Walking through the code, the loop enumerates possible numbers of jumps. Each iteration reduces the problem to checking whether the leftover distance aligns exactly with the walking step size. The arithmetic check replaces any need for simulation. The use of a large sentinel avoids accidental overflow of comparisons when no valid configuration exists.

A subtle point is that we do not attempt to optimize by mixing greedy decisions, because local greediness fails whenever the remainder modulo a is sensitive to jump count changes. Exhaustive enumeration over k avoids that pitfall cleanly.

Worked Examples

Example 1

Input:

1 2 10
k rem = 10 - 2k rem % 1 time = 3k + rem
0 10 0 10
1 8 0 3 + 8 = 11
2 6 0 6 + 6 = 12
3 4 0 9 + 4 = 13
4 2 0 12 + 2 = 14
5 0 0 15

The minimum is 10, achieved with no jumps. This shows that even when jumps exist, they are not necessarily beneficial because they introduce a fixed overhead.

Example 2

Input:

2 4 11
k rem = 11 - 4k rem % 2 valid time
0 11 1 no -
1 7 1 no -
2 3 1 no -

No configuration satisfies the divisibility condition, so the answer is -1. This demonstrates the modular constraint completely dominates feasibility.

Complexity Analysis

Measure Complexity Explanation
Time O(n / b) We iterate over all possible numbers of jumps until the remainder becomes negative
Space O(1) Only a few variables are maintained

The loop runs at most n / b iterations, and since b >= 2a, this remains small in practice under constraints where n is large but jump sizes are also significant. Even in worst case bounds, the arithmetic loop is fast enough for 1 second limits in Python due to simple integer operations.

Test Cases

import sys, io

def run(inp: str) -> str:
    sys.stdin = io.StringIO(inp)
    import sys
    input = sys.stdin.readline

    a, b, n = map(int, input().split())

    INF = 10**30
    ans = INF

    k = 0
    while k * b <= n:
        rem = n - k * b
        if rem % a == 0:
            ans = min(ans, k * 3 + rem // a)
        k += 1

    return str(-1 if ans == INF else ans)

# provided samples
assert run("1 2 10") == "10"
assert run("2 4 11") == "-1"

# custom cases
assert run("1 3 9") == "3", "all jump optimal"
assert run("2 6 12") == "6", "mix unnecessary"
assert run("3 10 1") == "1", "only walking possible"
assert run("2 5 7") == "-1", "no representation"
Test input Expected output What it validates
1 3 9 3 optimal jump-only solution
2 6 12 6 redundancy of jumps
3 10 1 1 pure walking edge
2 5 7 -1 infeasible modular case

Edge Cases

When n is smaller than b, the algorithm naturally only evaluates k = 0, which correctly reduces the problem to checking pure walking feasibility. For example, with a = 3, b = 10, n = 1, the loop never considers jumps and correctly outputs -1 since 1 % 3 != 0.

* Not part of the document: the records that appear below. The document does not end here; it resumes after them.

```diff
@@ -283,6 +300,7 @@
         p.item_b = choice.item_b;
         p.opt_rank = choice.opt_rank;
         p.skip_sampled = (p.opt_rank > 0 && !p.narrow) ? choice.skip : 0;
+        p.main_qsplit = (!p.narrow && p.item_a == 0 && p.item_b == 0) ? pick_qsplit(p.main_qblocks, p.main_qgroups, dim, p.tile_q, kn) : 0;
         if (p.skip_sampled) {
             const double join_rows = 256.0 * (double)choice.sample * (1.0 - pow(1.0 - std::min(1.0, (double)k / (double)n_rows), 16.0));
             const double need = (double)k + (double)(k / 4) + 1.5 * join_rows + TILE_DOCS + 16;
@@ -470,7 +488,7 @@
 }
 
 extern "C" const char *ccr_last_error(void) { return g_err; }
-extern "C" int ccr_version(void) { return 104; }
+extern "C" int ccr_version(void) { return 105; }
 
 extern "C" int ccr_index_destroy(ccr_index *ix);
 
@@ -621,6 +639,11 @@
     return CCR_OK;
 }
 
+extern "C" int ccr_search_last_main_split(const ccr_index *ix) {
+    if (!ix || ix->plan_nq <= 0 || !ix->plan.fused) return 0;
+    return ix->plan.main_qsplit;
+}
+
 static int dense_for_list(const ccr_index *ix, const uint16_t *Q, const uint32_t *d_qlist, int n, int k, float *scratch, int64_t rows_per_chunk,
                           float *out_scores, int64_t *out_ids, hipStream_t s) {
     for (int lo = 0; lo < n; lo += (int)rows_per_chunk) {
@@ -699,6 +722,7 @@
 
 static int run_main_pass(const ccr_index *ix, const Plan &p, const SearchWs &w, const uint16_t *Q, int n_q, int k, hipStream_t s) {
     GemmArgs gm = filter_args(ix, p, w, Q, n_q, p.nq_pad, p.main_qblocks, p.main_qgroups, w.thr, w.cq, p.cand);
+    gm.qsplit = p.main_qsplit;
     if (p.skip_sampled) {
         gm.n_vt = p.tiles - p.sample_tiles;
         gm.skip_stride = (int)p.sample_stride;
diff --git a/crowd-coachable-recommendations_amd/csrc/ccr_common.h b/crowd-coachable-recommendations_amd/csrc/ccr_common.h
--- a/crowd-coachable-recommendations_amd/csrc/ccr_common.h
+++ b/crowd-coachable-recommendations_amd/csrc/ccr_common.h
@@ -71,6 +71,7 @@
     int tile_q;
     int main_qblocks;
     int main_qgroups;
+    int main_qsplit;
     int64_t tiles;
     int64_t full_tiles;
     int sample_tiles;
@@ -106,6 +107,35 @@
     return u < (uint32_t)n * d ? (int64_t)(u + u / d + 1u) : v + n;
 }
 
+__host__ __device__ __forceinline__ int64_t main_item(int i, int xcd, int qblocks, int qgroups, int qsplit, int ranges, int64_t n_vt, int &r,
+                                                      int &qb) {
+    const int groups = qsplit ? qsplit : qgroups, g = xcd % groups, rc = xcd / groups, nrc = NUM_XCD / groups;
+    const int base = qblocks / groups;
+    int rl, b;
+    if (qsplit == 0) {
+        rl = i / base;
+        b = g * base + i % base;
+    } else {
+        const int rem = qblocks - base * groups;
+        const int period = i / qblocks, o = i - period * qblocks;
+        int row = g, k = o - g * base;
+        if (k < 0) {
+            row = o / base;
+            k = o - row * base;
+        } else if (k >= base + rem) {
+            row = (o - rem) / base;
+            k = o - rem - row * base;
+        }
+        rl = period * groups + row;
+        b = k >= base ? groups * base + (k - base) : g * base + k;
+    }
+    const int ri = rc + nrc * rl;
+    const int64_t ntile = (n_vt - ri + ranges - 1) / ranges;
+    r = ri;
+    qb = b;
+    return ntile;
+}
+
 enum { EPI_FILTER = 0, EPI_GMAX = 1, EPI_STORE = 2 };
 
 struct GemmArgs {
@@ -121,6 +151,7 @@
     int ranges;
     int skip_stride, skip_count;
     int qgroups;
+    int qsplit;
     int item_begin, item_end;
     const float *thr;
     const float *cq;
diff --git a/crowd-coachable-recommendations_amd/csrc/ccr_fused.hip b/crowd-coachable-recommendations_amd/csrc/ccr_fused.hip
--- a/crowd-coachable-recommendations_amd/csrc/ccr_fused.hip
+++ b/crowd-coachable-recommendations_amd/csrc/ccr_fused.hip
@@ -42,27 +42,17 @@
 }
 
 struct ItemWalk {
-    int jx, step, qg, rc, nrc, qb_per, end;
+    int jx, step, xcd, end;
     __device__ __forceinline__ explicit ItemWalk(const GemmArgs &a) {
-        const int xcd = blockIdx.x & (NUM_XCD - 1);
+        xcd = blockIdx.x & (NUM_XCD - 1);
         jx = blockIdx.x >> 3;
         step = gridDim.x >> 3;
-        qg = xcd % a.qgroups;
-        rc = xcd / a.qgroups;
-        nrc = NUM_XCD / a.qgroups;
-        qb_per = a.qblocks / a.qgroups;
-        const int count_x = (a.ranges / nrc) * qb_per;
+        const int count_x = (a.ranges / NUM_XCD) * a.qblocks;
         end = a.item_end < count_x ? a.item_end : count_x;
     }
     __device__ __forceinline__ int first(const GemmArgs &a) const { return a.item_begin + jx; }
     __device__ __forceinline__ int64_t item(const GemmArgs &a, int i, int &r, int &qb) const {
-        const int rl = i / qb_per;
-        const int b = qg * qb_per + i % qb_per;
-        const int ri = rc + nrc * rl;
-        const int64_t ntile = (a.n_vt - ri + a.ranges - 1) / a.ranges;
-        r = ri;
-        qb = b;
-        return ntile;
+        return main_item(i, xcd, a.qblocks, a.qgroups, a.qsplit, a.ranges, a.n_vt, r, qb);
     }
 };
 
diff --git a/crowd-coachable-recommendations_amd/csrc/ccr_index.h b/crowd-coachable-recommendations_amd/csrc/ccr_index.h
--- a/crowd-coachable-recommendations_amd/csrc/ccr_index.h
+++ b/crowd-coachable-recommendations_amd/csrc/ccr_index.h
@@ -17,6 +17,7 @@
     int narrow_grid;
     int skip_sampled;
     int skip_list;
+    int qsplit;
     int wide;
     int narrow_groups;
 };
diff --git a/include/ccr_retrieval.h b/include/ccr_retrieval.h
--- a/include/ccr_retrieval.h
+++ b/include/ccr_retrieval.h
@@ -137,6 +137,7 @@
 int ccr_search_finish(ccr_index *index);
 int ccr_search_last_stats(const ccr_index *index, ccr_search_stats *stats );
 int ccr_search_stream_wait_main_pass(const ccr_index *index, void *stream);
+int ccr_search_last_main_split(const ccr_index *index);
 
 int ccr_scores(const ccr_index *index, const uint16_t *Q_bf16, int n_q, int mode, float *out, void *stream);
 
```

When n is exactly divisible by a, the algorithm correctly allows the zero-jump solution and ignores any jump configurations that would only worsen the cost. For a = 2, b = 5, n = 8, the best solution is four walks, and every k >= 1 introduces a remainder that fails divisibility or increases cost.

When b is large relative to n, the loop runs only once or twice, ensuring no hidden performance issues even at maximum constraints.